First of all, I’m not sure what path this discussion should take, i.e. whether RFC needs to follow or not. This post is to present the idea and get some initial feedback.
Problem
LLVM maintains global state, and that global state can have an impact on the behavior of LLVM functions.
A specific example of that are various flags, which a clang user can pass to LLVM via -mllvm
option. For example -mllvm -unroll-threshold=100
would set the threshold for loop unrolling to 100. Once that’s set, however, it remains in place, even when generating code for a different target. Since TVM can generate code for multiple targets all in the same compilation, this can become an issue. [Note: the -mllvm
option is a clang option, what follows is the LLVM option. Naturally, there are ways to apply these LLVM options without clang.]

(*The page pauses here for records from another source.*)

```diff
@@ -151,10 +169,7 @@
                 }
             }
 #pragma unroll
-            for (int q = 0; q < 8; q++) {
-                const u32 row = (base + ((u32)q << LOGSPAN)) ^ (hb ^ swz_const<LK>((u32)q << LOGSPAN));
-                *reinterpret_cast<ulonglong2*>(s + row * LANES + 2 * lp) = make_ulonglong2(xa[q], xb[q]);
-            }
+            for (int q = 0; q < 8; q++) pr[swz_lo<LK>((u32)q << LOGSPAN)][swz_hi<LK>((u32)q << LOGSPAN) * (LANES / 2)] = make_ulonglong2(xa[q], xb[q]);
         }
     }
 }
@@ -290,6 +305,28 @@
         const bool post = p.has_post, scale = !p.has_post && p.cconst != 1, vec = p.vec_out;
         const u32 inv_mask = p.inverse ? (S - 1) : 0;
         constexpr u32 ROWS_PER_IT = NTT2_THREADS / LP;
+        if (!p.inverse && vec && T == 1) {
+            const u32 j0 = tid / LP, r0 = __brev(j0) >> (32 - LOGS), rh = r0 ^ swz_hash<LK>(r0);
+            const ulonglong2* pr[1 << LK];
+#pragma unroll
+            for (int v = 0; v < (1 << LK); v++) pr[v] = reinterpret_cast<const ulonglong2*>(s + ((rh ^ v) * LANES + l0));
+            const u64* cj = ctw + j0;
+            u64* oj = o0 + (u64)j0 * jstride;
+            const u64 ostep = (u64)ROWS_PER_IT * jstride;
+            for_brev_rows<LOGS, LK, ROWS_PER_IT, S / ROWS_PER_IT>([&](u32 it, u32 lo, u32 hi) {
+                ulonglong2 v = pr[lo][hi * (LANES / 2)];
+                if (post) {
+                    const u64 f = cj[it * ROWS_PER_IT];
+                    v.x = gl_mul(v.x, f);
+                    v.y = gl_mul(v.y, f);
+                } else if (scale) {
+                    v.x = gl_mul(v.x, p.cconst);
+                    v.y = gl_mul(v.y, p.cconst);
+                }
+                if (ok0) *reinterpret_cast<ulonglong2*>(oj + it * ostep) = v;
+            });
+            return;
+        }
 #pragma unroll 4
         for (u32 j = tid / LP; j < S; j += ROWS_PER_IT) {
             const u32 jf = inv_mask ? ((S - j) & inv_mask) : j;
```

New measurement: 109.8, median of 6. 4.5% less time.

People working on individual targets may use the -mllvm
flags to fine-tune the LLVM codegen to their needs, or as workarounds for LLVM bugs, but these flags will only be applicable to that target. However, these options will remain effective “forever”, moreover some such options can only be specified once, leading to an error (abort) in LLVM when they are applied for the second time.
Solution
To solve this, we need a mechanism to “reset” the state of global variables in LLVM back to the original state. The only mechanism that allows that (that I am aware of) is via loading/unloading shared libraries. I propose to isolate the LLVM code generation into its own shared library. This library would be loaded (dlopen) when an object code needs to be generated, and unloaded (dlclose) afterwards.
The JIT functionality would be accomplished by separating the codegen step from the execution step: the codegen library would generate an object file, which would then be loaded via a dynamic loader mechanism. This is actually what already happens anyway, except it happens inside of the ExecutionEngine
, in the proposal the two steps would be separated.
What are everyone’s thoughts about this?